● **Task description**: Report each line of the records below that holds the word "TableSet".

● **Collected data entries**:
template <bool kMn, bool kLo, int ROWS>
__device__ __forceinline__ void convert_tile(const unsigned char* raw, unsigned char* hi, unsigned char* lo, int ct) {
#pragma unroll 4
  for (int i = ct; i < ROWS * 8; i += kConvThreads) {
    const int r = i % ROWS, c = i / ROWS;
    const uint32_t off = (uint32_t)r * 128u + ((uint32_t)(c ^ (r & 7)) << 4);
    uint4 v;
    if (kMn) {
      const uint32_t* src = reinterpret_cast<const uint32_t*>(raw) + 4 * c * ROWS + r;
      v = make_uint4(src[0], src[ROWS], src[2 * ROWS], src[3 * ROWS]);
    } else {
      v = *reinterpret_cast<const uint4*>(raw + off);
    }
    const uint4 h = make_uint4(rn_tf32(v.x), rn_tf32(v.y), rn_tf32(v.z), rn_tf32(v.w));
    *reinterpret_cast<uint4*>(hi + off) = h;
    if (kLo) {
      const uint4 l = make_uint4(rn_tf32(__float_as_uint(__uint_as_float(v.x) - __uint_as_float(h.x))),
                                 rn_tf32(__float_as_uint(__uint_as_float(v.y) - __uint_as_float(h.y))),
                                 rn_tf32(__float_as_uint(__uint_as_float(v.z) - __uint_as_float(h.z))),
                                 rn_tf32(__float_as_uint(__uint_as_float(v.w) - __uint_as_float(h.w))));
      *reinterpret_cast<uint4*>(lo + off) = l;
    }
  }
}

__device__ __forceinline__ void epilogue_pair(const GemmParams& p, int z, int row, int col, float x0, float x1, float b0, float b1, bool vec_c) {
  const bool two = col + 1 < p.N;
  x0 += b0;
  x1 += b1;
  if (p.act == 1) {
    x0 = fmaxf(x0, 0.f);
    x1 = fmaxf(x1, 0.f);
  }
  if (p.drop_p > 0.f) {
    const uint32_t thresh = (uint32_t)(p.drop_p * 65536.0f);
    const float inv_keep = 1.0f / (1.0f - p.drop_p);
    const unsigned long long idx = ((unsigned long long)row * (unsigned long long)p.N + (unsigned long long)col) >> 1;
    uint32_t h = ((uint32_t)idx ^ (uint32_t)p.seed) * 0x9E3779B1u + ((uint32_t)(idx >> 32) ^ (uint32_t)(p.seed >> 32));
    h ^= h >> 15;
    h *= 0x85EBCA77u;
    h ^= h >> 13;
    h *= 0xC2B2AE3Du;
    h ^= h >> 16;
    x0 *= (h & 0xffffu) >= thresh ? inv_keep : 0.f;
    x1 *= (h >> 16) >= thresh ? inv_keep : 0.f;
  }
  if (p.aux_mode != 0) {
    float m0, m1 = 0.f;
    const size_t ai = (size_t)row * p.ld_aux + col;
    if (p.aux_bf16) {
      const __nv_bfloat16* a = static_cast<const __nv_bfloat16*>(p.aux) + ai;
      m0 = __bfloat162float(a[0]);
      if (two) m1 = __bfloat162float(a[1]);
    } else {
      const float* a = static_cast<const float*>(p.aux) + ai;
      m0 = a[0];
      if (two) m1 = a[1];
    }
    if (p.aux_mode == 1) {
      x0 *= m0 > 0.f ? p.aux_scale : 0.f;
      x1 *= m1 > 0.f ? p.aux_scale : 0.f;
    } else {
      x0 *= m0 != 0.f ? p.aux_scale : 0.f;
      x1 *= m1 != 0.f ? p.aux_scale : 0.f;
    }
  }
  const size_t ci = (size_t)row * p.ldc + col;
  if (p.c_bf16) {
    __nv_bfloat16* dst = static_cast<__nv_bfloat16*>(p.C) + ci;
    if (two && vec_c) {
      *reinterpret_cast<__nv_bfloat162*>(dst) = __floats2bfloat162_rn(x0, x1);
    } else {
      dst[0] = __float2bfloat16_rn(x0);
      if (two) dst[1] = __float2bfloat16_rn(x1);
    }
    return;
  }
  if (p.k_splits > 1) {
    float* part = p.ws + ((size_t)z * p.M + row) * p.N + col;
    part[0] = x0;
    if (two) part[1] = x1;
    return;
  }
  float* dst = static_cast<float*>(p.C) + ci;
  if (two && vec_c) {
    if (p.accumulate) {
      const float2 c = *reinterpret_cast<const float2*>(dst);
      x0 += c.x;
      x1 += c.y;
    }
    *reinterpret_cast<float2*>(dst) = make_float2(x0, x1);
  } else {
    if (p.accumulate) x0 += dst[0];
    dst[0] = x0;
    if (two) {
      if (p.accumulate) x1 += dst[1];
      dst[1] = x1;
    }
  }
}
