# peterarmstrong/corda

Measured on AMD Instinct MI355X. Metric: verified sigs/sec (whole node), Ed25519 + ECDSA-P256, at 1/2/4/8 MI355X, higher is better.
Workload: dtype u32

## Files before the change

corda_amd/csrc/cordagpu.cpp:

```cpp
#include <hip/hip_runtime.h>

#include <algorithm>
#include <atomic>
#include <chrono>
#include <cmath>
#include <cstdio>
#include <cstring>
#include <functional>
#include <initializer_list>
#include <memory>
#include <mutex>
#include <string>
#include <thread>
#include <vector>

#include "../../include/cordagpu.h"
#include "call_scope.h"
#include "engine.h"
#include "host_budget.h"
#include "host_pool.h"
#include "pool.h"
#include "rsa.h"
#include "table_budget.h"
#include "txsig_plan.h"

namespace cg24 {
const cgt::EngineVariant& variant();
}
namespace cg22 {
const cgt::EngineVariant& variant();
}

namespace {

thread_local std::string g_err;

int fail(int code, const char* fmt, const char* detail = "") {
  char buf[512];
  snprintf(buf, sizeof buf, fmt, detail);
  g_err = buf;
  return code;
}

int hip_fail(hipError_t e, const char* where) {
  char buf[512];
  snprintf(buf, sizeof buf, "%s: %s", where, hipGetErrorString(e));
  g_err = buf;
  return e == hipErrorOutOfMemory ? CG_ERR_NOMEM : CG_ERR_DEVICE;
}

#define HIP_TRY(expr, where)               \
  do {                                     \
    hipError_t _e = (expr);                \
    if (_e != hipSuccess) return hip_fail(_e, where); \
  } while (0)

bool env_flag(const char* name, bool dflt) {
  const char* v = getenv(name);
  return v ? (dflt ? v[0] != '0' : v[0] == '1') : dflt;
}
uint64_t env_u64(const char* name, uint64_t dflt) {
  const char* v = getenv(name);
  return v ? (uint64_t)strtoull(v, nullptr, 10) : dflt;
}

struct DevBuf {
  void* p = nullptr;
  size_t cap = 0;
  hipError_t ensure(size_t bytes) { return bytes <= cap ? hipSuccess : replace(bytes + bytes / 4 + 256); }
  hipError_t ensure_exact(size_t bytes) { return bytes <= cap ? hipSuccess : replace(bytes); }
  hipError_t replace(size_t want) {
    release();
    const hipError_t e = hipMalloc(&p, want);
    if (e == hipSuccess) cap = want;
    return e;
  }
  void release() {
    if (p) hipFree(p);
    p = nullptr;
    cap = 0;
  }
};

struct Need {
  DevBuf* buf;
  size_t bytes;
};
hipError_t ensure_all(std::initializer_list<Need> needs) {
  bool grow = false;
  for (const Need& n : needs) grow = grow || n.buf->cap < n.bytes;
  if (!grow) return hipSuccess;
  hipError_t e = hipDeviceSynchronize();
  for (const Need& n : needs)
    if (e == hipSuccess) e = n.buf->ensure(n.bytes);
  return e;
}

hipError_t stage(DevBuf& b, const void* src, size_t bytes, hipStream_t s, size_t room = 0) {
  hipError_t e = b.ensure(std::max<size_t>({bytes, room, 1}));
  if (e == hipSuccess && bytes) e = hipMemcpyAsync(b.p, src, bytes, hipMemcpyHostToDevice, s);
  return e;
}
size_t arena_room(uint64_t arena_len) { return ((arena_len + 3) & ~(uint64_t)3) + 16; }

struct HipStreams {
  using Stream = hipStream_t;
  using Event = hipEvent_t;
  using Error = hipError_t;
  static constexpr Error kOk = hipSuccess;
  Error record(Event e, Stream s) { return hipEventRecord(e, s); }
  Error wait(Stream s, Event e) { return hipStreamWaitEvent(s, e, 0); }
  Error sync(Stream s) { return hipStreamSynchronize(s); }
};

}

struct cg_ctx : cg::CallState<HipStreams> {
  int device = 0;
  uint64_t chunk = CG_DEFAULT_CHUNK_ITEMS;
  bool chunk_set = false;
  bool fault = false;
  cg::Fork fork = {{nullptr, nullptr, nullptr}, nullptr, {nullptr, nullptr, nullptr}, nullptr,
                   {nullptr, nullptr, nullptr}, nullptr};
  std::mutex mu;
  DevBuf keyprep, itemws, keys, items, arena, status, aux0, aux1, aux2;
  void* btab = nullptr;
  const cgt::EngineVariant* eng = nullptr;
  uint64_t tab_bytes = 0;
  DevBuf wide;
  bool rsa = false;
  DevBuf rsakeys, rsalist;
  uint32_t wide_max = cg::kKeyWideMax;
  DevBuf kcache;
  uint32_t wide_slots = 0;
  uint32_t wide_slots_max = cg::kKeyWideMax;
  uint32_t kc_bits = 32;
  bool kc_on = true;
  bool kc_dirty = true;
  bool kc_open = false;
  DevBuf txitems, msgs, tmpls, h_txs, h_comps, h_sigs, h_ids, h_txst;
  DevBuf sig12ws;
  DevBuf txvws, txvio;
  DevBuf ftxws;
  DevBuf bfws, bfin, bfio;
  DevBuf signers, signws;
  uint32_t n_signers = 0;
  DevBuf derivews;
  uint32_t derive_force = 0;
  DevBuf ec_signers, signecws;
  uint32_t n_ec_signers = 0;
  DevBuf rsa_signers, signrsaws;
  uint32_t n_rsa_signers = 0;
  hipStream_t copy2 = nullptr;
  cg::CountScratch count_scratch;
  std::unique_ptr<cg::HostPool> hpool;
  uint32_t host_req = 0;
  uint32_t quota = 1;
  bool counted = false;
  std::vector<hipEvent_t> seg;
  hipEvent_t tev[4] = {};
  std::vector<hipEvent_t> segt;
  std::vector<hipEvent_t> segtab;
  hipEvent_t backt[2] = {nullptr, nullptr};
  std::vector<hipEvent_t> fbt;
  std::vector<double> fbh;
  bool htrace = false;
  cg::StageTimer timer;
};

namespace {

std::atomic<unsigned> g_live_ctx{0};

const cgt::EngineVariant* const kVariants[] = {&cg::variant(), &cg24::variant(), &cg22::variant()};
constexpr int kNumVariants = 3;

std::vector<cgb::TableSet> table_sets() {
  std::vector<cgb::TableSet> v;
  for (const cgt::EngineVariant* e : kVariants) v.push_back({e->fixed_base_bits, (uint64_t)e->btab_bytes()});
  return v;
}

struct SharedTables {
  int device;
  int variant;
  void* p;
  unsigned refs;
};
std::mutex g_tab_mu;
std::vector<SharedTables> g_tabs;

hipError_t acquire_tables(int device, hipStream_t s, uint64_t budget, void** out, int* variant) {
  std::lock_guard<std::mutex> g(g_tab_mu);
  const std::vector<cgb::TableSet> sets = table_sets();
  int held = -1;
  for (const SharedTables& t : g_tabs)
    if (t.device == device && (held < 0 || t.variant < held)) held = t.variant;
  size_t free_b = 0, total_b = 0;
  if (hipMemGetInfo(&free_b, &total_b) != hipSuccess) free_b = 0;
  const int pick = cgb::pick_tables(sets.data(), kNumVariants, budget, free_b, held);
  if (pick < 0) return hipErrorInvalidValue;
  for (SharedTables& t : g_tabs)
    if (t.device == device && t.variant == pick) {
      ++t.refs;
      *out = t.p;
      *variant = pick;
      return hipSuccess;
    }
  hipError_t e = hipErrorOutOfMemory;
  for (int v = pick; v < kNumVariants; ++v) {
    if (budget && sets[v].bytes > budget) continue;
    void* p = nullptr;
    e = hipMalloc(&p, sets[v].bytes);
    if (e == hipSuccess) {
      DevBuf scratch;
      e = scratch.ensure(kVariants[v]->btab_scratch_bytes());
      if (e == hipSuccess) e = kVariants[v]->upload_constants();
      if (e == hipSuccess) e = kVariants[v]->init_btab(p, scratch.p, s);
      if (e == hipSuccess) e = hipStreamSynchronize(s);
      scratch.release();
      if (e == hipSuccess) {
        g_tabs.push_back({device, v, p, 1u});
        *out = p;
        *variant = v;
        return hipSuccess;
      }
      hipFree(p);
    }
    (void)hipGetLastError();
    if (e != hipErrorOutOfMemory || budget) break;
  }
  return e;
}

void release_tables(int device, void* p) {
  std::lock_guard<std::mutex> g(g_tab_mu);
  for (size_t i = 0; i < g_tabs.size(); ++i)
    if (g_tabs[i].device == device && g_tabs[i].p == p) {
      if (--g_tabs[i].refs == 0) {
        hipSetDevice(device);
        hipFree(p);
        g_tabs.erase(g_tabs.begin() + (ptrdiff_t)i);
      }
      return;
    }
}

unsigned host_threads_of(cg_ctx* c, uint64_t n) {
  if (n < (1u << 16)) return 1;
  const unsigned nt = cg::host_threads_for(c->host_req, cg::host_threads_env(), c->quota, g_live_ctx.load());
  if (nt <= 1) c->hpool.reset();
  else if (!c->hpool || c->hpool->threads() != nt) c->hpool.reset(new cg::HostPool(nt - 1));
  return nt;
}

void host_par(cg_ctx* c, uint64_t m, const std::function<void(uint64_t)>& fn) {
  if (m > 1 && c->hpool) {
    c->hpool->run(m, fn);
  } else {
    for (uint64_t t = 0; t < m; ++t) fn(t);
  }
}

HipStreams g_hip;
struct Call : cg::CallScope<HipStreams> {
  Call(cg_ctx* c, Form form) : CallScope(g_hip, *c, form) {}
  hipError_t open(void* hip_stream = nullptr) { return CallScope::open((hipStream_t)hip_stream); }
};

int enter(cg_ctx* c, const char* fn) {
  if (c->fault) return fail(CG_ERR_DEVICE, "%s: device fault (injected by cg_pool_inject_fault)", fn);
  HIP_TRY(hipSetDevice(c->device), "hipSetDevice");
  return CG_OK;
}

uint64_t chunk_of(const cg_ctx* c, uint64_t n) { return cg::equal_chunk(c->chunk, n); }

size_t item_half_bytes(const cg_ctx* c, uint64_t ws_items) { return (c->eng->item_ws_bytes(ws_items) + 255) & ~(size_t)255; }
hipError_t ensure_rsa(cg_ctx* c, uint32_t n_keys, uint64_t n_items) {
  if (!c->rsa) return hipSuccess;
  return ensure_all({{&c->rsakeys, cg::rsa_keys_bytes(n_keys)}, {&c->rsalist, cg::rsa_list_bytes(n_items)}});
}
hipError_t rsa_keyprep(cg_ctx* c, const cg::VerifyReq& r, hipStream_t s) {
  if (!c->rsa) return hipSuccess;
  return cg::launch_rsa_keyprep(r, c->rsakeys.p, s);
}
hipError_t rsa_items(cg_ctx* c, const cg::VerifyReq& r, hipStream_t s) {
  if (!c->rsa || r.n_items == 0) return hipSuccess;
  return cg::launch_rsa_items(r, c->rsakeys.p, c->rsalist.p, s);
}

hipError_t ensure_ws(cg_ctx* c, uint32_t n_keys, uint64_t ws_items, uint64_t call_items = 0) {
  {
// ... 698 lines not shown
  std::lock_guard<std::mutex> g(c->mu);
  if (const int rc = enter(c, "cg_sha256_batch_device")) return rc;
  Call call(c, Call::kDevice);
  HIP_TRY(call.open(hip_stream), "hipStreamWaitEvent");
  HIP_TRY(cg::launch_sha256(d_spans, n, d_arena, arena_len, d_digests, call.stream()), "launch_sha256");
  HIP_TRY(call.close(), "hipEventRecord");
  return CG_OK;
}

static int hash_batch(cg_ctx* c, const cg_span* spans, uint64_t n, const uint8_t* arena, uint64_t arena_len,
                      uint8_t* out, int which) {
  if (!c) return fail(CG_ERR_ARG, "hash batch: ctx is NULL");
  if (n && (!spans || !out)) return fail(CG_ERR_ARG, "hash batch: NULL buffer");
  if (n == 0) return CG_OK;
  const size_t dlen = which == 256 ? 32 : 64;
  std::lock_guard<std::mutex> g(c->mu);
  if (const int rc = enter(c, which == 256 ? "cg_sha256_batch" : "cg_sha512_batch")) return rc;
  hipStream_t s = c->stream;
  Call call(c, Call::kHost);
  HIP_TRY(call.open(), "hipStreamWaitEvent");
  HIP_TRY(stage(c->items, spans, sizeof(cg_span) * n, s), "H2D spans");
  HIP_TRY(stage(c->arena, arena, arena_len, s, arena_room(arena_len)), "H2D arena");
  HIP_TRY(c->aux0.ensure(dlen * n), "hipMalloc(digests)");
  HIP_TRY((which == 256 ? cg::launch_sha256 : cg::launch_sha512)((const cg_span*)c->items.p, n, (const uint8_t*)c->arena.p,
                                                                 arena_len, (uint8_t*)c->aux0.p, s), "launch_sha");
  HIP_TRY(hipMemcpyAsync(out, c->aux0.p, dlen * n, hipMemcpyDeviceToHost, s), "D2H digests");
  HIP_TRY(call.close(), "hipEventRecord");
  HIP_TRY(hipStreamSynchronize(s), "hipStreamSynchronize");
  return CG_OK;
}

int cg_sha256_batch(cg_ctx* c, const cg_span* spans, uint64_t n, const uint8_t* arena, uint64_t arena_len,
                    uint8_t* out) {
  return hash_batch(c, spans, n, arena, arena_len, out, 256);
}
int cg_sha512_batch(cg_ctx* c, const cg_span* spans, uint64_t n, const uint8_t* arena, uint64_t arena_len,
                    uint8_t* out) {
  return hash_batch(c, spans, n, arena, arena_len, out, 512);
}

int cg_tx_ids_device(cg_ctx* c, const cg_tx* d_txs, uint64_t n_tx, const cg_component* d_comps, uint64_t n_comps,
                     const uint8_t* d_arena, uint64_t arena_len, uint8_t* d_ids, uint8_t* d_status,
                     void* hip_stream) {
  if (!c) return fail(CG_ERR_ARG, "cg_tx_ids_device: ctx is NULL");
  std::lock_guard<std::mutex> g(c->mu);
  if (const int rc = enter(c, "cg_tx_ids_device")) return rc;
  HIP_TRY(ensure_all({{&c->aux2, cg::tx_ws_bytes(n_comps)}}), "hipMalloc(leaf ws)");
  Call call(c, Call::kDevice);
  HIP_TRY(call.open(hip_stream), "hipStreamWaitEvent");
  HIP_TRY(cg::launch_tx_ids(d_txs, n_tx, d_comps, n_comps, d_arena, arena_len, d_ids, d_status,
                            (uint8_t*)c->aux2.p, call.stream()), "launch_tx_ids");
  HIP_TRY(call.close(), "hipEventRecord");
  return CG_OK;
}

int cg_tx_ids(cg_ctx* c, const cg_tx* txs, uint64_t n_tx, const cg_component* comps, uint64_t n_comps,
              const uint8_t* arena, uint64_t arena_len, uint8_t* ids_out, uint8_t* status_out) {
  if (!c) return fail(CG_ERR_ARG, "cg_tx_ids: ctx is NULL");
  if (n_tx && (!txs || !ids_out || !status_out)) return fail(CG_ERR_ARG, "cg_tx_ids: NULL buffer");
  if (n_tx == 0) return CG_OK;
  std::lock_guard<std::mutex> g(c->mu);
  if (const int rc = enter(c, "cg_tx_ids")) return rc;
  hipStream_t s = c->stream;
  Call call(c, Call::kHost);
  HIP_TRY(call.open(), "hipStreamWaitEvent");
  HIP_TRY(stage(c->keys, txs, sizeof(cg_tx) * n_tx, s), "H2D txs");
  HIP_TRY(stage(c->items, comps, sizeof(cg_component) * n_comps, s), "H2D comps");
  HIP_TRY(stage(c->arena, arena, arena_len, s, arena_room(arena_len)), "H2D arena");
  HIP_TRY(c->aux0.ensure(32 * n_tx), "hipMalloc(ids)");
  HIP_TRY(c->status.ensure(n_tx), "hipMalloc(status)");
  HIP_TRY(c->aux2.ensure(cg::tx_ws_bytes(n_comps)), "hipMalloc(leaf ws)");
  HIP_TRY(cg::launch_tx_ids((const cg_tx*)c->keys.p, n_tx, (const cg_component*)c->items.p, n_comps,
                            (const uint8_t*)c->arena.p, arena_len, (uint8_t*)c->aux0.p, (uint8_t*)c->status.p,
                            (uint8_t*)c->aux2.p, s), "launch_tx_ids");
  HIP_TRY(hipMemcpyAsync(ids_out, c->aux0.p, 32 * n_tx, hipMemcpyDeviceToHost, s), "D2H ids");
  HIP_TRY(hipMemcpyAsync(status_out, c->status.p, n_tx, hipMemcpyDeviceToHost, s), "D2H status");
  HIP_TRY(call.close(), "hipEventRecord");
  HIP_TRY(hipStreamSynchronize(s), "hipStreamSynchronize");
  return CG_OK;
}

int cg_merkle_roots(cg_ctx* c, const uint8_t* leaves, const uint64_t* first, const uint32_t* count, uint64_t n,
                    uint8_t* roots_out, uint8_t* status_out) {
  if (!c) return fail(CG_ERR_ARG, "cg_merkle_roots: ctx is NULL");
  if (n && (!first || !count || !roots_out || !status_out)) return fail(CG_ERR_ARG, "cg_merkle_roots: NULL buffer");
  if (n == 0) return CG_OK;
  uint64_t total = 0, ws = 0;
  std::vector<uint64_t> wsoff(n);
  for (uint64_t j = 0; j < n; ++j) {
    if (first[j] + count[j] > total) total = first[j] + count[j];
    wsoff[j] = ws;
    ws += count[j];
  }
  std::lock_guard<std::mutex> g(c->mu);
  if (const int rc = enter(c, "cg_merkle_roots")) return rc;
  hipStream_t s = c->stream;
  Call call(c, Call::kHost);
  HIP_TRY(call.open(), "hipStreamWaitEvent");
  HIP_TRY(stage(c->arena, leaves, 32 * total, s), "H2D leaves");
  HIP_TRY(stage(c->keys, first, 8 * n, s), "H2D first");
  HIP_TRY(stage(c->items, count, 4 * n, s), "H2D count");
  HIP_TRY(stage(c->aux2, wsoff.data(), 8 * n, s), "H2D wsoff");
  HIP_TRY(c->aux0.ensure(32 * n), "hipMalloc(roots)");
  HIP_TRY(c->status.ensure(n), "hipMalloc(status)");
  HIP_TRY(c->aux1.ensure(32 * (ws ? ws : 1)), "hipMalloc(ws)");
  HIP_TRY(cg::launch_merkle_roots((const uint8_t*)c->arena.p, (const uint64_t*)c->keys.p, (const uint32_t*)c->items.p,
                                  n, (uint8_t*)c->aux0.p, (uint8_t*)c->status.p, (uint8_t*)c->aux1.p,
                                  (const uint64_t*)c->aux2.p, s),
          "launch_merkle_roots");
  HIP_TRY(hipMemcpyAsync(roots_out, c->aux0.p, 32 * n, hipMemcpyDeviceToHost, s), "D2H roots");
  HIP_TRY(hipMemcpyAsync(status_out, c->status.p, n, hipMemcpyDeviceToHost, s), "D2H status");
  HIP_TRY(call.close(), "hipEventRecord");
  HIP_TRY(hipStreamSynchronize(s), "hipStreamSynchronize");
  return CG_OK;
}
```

● **Response to this exercise**:
std::vector<cgb::TableSet> table_sets() {
  std::vector<cgb::TableSet> v;
  const std::vector<cgb::TableSet> sets = table_sets();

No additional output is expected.